PROBLEM DESCRIPTION: Work out how many lines in the entries below include the word "CUtensorMap", and give only that figure.

···

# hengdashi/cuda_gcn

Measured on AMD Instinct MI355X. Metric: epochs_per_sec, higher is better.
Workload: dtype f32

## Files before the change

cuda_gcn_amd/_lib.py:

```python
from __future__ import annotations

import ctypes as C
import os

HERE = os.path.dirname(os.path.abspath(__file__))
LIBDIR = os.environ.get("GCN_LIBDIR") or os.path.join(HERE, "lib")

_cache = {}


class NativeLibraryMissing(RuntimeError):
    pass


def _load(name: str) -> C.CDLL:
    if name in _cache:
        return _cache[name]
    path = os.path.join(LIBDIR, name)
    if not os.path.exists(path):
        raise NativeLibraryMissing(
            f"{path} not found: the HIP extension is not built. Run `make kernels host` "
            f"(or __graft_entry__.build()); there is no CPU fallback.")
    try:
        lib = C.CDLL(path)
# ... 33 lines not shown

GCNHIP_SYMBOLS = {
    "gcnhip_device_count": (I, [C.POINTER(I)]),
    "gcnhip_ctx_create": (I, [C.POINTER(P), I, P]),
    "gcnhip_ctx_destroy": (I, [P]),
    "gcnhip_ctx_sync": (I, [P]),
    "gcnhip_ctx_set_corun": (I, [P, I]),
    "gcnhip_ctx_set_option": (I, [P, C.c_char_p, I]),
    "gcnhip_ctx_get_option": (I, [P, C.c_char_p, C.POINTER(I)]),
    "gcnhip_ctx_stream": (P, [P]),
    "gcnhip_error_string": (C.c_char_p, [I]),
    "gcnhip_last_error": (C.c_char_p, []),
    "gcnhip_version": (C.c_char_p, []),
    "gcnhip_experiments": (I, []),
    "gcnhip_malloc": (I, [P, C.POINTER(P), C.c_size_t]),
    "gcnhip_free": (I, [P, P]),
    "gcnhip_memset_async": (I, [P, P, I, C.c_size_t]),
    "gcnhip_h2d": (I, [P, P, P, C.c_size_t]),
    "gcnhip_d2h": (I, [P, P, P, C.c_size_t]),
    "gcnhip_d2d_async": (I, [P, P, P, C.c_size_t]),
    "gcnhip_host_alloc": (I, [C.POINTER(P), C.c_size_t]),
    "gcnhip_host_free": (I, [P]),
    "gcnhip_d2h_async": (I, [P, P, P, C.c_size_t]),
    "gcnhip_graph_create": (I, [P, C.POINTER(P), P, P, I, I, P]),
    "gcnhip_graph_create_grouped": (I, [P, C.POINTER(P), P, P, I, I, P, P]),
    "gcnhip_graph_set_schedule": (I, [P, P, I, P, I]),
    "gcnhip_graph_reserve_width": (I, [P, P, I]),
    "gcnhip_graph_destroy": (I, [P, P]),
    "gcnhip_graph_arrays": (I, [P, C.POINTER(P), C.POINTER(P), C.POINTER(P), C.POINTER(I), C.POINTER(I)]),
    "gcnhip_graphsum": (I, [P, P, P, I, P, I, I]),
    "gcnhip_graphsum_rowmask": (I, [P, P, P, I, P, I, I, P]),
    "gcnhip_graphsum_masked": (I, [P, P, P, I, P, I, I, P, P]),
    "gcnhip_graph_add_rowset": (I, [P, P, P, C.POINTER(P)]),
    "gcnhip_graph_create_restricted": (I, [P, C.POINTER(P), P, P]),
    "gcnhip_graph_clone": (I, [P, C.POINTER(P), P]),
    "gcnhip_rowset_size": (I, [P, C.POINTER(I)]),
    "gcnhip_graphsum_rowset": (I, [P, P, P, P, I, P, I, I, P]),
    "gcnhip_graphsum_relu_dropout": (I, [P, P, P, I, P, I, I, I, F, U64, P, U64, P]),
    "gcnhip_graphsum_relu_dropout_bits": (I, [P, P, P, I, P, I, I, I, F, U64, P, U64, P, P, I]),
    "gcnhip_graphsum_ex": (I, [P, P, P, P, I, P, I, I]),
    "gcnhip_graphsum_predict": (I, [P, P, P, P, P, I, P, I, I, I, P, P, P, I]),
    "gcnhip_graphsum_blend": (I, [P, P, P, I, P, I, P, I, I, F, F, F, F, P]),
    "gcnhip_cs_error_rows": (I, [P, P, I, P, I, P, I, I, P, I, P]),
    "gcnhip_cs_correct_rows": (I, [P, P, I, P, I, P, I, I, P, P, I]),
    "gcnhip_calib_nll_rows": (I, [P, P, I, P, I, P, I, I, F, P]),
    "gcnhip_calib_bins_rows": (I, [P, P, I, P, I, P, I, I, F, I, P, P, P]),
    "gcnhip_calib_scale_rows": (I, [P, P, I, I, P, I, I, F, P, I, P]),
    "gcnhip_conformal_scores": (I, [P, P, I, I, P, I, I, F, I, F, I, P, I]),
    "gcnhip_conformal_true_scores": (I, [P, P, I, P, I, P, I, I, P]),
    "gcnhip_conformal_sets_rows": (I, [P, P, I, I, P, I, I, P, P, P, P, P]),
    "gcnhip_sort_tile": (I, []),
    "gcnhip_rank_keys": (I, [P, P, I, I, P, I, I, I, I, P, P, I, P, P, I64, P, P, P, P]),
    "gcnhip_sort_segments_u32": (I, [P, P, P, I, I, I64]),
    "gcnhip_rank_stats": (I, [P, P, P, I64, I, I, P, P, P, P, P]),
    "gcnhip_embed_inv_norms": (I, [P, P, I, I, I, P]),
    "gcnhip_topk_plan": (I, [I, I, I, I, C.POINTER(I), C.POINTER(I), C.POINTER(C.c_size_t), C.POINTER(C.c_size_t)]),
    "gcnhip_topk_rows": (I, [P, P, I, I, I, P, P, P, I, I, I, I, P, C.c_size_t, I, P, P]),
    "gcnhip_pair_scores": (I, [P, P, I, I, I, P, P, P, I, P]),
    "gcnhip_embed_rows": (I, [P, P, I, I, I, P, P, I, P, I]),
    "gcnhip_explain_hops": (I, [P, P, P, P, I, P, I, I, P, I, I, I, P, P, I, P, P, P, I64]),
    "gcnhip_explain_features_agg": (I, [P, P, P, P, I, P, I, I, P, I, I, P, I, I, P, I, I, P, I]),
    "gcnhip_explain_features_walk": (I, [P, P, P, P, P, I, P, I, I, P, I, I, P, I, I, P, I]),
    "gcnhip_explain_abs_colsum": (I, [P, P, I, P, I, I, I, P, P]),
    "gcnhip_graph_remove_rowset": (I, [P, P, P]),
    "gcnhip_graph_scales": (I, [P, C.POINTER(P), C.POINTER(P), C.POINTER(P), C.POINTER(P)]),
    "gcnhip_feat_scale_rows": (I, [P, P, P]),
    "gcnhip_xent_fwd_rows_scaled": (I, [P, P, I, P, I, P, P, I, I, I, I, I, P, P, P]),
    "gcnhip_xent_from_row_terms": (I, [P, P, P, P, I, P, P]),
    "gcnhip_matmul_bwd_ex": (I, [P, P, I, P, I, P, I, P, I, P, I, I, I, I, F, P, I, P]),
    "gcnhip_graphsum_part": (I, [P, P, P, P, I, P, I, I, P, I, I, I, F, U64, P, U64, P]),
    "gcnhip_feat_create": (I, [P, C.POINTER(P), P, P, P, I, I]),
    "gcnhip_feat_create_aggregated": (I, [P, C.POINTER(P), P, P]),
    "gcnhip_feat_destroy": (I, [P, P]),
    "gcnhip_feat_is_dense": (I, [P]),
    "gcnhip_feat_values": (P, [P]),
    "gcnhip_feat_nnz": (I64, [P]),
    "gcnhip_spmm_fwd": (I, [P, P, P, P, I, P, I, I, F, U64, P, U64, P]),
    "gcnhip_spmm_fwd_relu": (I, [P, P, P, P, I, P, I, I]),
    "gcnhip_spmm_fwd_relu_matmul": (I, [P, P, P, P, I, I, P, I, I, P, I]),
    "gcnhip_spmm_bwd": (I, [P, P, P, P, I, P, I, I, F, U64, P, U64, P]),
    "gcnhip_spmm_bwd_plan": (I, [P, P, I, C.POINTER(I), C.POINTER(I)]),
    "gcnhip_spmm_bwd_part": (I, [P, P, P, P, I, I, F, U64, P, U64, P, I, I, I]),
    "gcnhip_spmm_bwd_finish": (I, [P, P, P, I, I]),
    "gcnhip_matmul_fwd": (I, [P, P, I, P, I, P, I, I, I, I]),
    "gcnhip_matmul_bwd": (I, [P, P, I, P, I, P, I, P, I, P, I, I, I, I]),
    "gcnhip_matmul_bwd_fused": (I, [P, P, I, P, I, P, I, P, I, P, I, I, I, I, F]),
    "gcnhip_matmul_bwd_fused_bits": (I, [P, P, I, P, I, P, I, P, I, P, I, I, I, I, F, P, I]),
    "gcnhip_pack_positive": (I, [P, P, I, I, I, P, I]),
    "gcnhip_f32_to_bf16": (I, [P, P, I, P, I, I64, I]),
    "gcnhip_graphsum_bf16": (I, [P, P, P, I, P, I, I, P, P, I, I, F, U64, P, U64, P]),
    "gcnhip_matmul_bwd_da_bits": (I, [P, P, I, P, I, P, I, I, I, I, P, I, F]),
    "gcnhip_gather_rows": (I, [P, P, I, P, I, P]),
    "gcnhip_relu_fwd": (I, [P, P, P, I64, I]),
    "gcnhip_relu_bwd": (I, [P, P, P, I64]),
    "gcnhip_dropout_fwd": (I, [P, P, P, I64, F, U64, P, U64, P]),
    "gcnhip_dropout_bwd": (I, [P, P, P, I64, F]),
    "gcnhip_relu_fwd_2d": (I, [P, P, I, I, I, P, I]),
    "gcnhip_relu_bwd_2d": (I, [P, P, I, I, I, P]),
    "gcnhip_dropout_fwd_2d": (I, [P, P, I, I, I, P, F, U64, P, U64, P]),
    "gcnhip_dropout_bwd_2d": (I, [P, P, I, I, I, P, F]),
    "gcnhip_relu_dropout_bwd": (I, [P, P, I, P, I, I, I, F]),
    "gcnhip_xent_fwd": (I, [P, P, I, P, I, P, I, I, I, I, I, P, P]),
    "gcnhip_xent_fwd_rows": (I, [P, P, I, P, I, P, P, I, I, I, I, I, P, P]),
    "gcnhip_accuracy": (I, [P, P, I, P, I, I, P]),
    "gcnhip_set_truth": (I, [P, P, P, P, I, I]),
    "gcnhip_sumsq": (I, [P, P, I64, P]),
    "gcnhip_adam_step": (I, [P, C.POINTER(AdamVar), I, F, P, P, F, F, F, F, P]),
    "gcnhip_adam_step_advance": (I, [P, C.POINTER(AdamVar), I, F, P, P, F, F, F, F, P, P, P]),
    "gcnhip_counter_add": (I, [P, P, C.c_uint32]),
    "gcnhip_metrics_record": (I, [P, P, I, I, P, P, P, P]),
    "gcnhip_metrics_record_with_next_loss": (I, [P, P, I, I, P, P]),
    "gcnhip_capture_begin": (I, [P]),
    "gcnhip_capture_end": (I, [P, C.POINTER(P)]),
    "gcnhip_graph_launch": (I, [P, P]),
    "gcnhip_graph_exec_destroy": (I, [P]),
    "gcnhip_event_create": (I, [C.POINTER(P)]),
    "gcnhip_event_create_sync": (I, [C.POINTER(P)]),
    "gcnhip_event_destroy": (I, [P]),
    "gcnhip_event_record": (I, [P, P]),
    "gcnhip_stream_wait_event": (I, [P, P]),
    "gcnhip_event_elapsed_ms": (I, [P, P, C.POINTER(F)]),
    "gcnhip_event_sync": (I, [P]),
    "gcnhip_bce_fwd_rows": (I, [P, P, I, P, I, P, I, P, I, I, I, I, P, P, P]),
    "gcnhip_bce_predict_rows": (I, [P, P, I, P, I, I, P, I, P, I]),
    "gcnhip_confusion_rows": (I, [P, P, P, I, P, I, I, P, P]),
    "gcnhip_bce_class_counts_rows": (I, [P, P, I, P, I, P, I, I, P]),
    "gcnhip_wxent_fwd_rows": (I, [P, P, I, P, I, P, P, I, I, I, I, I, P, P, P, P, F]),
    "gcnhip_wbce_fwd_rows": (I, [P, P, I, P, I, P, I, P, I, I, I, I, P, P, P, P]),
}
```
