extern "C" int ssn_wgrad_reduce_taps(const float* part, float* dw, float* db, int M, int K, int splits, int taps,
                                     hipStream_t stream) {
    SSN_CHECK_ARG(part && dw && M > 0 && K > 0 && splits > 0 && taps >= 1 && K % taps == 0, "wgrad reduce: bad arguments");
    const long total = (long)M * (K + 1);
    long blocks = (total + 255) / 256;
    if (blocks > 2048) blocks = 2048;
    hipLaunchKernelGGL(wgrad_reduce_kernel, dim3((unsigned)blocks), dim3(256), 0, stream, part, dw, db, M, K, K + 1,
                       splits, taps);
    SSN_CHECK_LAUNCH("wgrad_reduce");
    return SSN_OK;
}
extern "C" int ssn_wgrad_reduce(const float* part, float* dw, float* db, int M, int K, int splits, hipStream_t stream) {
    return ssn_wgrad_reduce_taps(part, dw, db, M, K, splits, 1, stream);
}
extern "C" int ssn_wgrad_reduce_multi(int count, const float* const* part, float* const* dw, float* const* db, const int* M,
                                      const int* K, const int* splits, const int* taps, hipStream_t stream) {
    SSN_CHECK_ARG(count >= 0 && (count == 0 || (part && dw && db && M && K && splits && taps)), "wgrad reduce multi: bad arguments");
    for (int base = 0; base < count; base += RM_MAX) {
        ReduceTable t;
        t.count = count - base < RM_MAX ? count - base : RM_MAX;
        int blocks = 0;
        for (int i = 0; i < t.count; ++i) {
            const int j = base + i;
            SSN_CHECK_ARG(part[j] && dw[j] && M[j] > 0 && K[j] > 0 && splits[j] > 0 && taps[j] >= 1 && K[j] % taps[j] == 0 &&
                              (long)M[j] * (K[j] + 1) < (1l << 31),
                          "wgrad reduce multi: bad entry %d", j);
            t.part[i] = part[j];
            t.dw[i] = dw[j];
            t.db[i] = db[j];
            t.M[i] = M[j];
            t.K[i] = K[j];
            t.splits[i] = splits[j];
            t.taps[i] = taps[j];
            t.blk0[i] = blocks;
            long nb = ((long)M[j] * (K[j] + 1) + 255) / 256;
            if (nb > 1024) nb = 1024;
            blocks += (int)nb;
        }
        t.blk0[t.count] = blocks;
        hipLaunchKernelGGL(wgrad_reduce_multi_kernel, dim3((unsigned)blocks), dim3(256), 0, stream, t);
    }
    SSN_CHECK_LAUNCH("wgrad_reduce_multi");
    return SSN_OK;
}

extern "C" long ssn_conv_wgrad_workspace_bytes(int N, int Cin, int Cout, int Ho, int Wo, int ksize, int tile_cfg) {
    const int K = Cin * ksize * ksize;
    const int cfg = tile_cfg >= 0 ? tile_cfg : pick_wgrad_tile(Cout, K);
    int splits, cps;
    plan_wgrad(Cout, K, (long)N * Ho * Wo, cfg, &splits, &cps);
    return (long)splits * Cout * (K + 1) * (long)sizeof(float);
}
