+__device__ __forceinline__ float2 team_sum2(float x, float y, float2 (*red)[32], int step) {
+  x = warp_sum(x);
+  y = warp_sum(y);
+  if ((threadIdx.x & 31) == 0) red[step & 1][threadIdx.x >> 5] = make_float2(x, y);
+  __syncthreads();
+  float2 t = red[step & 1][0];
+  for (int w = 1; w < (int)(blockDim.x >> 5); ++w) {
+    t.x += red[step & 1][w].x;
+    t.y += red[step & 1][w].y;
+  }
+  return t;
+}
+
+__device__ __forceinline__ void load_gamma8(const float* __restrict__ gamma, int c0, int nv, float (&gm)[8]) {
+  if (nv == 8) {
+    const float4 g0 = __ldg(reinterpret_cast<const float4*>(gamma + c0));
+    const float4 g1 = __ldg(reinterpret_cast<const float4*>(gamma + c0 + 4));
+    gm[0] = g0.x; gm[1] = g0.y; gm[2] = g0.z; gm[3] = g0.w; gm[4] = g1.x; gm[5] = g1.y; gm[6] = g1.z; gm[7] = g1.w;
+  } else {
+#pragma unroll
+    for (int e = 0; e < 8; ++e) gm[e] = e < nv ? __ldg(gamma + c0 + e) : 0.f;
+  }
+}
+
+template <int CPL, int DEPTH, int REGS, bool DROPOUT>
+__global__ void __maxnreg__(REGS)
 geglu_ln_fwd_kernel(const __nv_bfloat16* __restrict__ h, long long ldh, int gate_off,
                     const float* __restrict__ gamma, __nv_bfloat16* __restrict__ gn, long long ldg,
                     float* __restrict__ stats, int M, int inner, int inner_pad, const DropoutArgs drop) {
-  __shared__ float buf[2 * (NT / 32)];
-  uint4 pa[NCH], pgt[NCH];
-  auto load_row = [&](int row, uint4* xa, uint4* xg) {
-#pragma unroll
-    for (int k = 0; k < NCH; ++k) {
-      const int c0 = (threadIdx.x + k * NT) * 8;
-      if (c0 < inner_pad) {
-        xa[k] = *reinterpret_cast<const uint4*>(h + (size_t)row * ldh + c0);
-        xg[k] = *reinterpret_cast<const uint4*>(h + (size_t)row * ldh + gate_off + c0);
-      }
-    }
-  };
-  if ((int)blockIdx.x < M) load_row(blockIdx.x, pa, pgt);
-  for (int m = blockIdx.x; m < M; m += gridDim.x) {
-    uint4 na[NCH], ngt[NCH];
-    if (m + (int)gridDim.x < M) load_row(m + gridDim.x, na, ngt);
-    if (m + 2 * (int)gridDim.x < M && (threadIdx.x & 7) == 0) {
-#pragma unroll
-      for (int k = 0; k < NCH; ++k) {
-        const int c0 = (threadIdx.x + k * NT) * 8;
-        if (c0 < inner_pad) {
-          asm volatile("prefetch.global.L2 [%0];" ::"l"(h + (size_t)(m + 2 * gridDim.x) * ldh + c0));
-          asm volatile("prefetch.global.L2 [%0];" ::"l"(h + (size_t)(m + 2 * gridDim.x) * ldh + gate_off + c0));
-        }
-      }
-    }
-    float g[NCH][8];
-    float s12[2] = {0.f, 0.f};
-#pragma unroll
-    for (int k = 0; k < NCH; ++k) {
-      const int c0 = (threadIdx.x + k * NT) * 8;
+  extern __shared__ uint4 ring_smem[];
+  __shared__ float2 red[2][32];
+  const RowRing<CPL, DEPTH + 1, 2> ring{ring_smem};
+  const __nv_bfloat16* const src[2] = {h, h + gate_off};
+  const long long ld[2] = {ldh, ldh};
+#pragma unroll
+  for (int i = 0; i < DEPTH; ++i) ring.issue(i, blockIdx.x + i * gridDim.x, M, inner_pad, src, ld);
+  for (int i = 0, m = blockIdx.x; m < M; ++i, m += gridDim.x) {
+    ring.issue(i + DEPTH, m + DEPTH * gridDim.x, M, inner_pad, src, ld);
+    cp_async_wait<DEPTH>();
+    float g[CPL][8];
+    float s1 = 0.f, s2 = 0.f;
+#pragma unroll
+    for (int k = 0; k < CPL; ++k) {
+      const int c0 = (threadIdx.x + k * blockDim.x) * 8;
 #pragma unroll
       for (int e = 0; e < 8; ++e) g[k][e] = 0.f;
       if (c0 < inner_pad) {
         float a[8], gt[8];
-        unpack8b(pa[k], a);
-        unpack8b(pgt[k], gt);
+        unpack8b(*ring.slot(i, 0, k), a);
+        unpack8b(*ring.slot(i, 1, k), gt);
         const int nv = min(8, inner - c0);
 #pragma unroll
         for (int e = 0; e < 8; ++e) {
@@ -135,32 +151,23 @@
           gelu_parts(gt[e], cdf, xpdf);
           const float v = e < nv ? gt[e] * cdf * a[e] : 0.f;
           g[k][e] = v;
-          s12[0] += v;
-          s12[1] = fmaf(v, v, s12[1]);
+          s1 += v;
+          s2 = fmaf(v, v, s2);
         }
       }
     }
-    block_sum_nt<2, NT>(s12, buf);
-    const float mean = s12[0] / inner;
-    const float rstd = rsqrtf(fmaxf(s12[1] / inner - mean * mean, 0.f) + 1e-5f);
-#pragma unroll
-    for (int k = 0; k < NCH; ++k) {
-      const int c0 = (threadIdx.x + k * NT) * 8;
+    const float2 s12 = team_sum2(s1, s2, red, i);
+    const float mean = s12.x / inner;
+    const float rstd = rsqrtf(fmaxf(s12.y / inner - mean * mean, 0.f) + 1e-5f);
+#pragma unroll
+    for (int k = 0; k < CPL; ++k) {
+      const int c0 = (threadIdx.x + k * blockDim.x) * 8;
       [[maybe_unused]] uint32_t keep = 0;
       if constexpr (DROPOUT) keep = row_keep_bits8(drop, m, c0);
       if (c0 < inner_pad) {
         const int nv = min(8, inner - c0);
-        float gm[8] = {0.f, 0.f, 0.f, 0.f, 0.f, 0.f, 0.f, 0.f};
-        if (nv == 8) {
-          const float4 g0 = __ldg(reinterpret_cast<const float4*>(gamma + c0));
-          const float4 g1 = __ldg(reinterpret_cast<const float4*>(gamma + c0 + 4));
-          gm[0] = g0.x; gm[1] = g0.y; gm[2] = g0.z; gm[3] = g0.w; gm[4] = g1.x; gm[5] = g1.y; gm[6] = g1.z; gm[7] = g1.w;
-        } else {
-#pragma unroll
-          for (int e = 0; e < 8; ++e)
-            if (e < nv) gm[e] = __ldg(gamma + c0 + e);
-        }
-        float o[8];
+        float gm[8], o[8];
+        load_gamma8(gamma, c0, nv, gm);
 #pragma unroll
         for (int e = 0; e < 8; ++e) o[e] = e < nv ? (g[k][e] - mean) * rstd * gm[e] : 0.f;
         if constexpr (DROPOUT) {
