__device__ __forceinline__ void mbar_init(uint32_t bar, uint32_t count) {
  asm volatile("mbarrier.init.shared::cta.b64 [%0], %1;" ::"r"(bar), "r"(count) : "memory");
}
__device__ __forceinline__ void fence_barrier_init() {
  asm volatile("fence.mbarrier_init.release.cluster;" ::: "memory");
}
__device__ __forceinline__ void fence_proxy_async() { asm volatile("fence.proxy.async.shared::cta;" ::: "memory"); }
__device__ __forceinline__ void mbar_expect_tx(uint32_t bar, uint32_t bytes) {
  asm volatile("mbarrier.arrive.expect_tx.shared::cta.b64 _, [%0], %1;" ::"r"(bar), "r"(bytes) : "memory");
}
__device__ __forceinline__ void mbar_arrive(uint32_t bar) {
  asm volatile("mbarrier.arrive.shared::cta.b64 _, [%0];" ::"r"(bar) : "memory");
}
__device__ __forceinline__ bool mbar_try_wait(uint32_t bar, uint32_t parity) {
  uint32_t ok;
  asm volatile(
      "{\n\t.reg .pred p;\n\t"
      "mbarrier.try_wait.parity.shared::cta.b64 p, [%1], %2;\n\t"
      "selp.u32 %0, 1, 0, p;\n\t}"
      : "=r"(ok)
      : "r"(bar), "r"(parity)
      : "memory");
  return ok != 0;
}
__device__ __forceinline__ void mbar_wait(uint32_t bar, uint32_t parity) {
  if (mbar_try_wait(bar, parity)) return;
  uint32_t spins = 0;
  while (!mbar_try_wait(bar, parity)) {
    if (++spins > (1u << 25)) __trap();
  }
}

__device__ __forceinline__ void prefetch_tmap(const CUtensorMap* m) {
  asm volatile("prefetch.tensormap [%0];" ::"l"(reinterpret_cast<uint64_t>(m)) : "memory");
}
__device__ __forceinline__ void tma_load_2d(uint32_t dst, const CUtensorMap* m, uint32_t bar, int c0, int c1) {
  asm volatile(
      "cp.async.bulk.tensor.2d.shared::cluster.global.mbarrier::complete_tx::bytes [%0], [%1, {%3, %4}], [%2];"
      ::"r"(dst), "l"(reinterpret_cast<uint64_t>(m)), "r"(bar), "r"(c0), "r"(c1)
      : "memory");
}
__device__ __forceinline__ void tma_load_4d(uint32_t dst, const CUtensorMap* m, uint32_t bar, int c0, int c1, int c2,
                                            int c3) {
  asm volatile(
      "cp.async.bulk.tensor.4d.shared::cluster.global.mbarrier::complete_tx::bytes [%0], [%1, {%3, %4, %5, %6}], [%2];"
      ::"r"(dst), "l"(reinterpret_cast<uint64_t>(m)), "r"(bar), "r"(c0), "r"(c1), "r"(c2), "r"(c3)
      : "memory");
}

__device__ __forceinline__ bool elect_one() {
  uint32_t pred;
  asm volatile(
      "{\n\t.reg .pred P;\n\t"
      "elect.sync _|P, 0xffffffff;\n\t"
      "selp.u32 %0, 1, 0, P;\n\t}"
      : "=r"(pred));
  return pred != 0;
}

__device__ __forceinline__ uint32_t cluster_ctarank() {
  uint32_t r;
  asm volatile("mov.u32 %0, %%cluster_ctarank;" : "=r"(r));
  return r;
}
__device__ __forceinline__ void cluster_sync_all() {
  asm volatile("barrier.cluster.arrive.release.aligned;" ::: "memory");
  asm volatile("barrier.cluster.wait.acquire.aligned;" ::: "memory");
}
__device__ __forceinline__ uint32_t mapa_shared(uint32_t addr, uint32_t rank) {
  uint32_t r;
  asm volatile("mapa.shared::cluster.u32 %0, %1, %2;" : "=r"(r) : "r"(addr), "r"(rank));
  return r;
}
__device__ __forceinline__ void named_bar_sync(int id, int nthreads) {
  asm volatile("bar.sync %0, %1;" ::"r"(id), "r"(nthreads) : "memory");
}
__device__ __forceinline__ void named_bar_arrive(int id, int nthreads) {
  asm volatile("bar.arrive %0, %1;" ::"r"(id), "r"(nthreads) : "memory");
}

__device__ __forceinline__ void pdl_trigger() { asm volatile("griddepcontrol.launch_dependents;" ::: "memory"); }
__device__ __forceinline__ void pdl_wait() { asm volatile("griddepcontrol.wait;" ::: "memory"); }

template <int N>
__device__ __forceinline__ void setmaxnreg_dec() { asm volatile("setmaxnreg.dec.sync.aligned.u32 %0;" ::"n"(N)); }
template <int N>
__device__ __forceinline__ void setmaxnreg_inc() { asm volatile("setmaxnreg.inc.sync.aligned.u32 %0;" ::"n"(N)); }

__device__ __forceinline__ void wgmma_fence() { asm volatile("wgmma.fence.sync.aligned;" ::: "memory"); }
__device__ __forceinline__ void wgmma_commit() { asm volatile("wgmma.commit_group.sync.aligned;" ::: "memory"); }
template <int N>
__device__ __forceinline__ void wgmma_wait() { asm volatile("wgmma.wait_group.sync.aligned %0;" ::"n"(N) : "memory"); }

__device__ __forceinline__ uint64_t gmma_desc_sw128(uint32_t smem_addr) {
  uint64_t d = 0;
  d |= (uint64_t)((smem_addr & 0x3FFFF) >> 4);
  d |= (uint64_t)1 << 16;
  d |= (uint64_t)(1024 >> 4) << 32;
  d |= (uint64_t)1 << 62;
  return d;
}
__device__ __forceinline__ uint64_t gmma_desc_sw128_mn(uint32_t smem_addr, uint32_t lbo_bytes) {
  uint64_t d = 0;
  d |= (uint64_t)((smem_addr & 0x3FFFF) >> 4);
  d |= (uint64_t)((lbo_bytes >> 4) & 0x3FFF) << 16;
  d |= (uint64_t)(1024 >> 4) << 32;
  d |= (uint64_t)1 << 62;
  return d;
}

···

RESPONSE TO THE EXERCISE: 3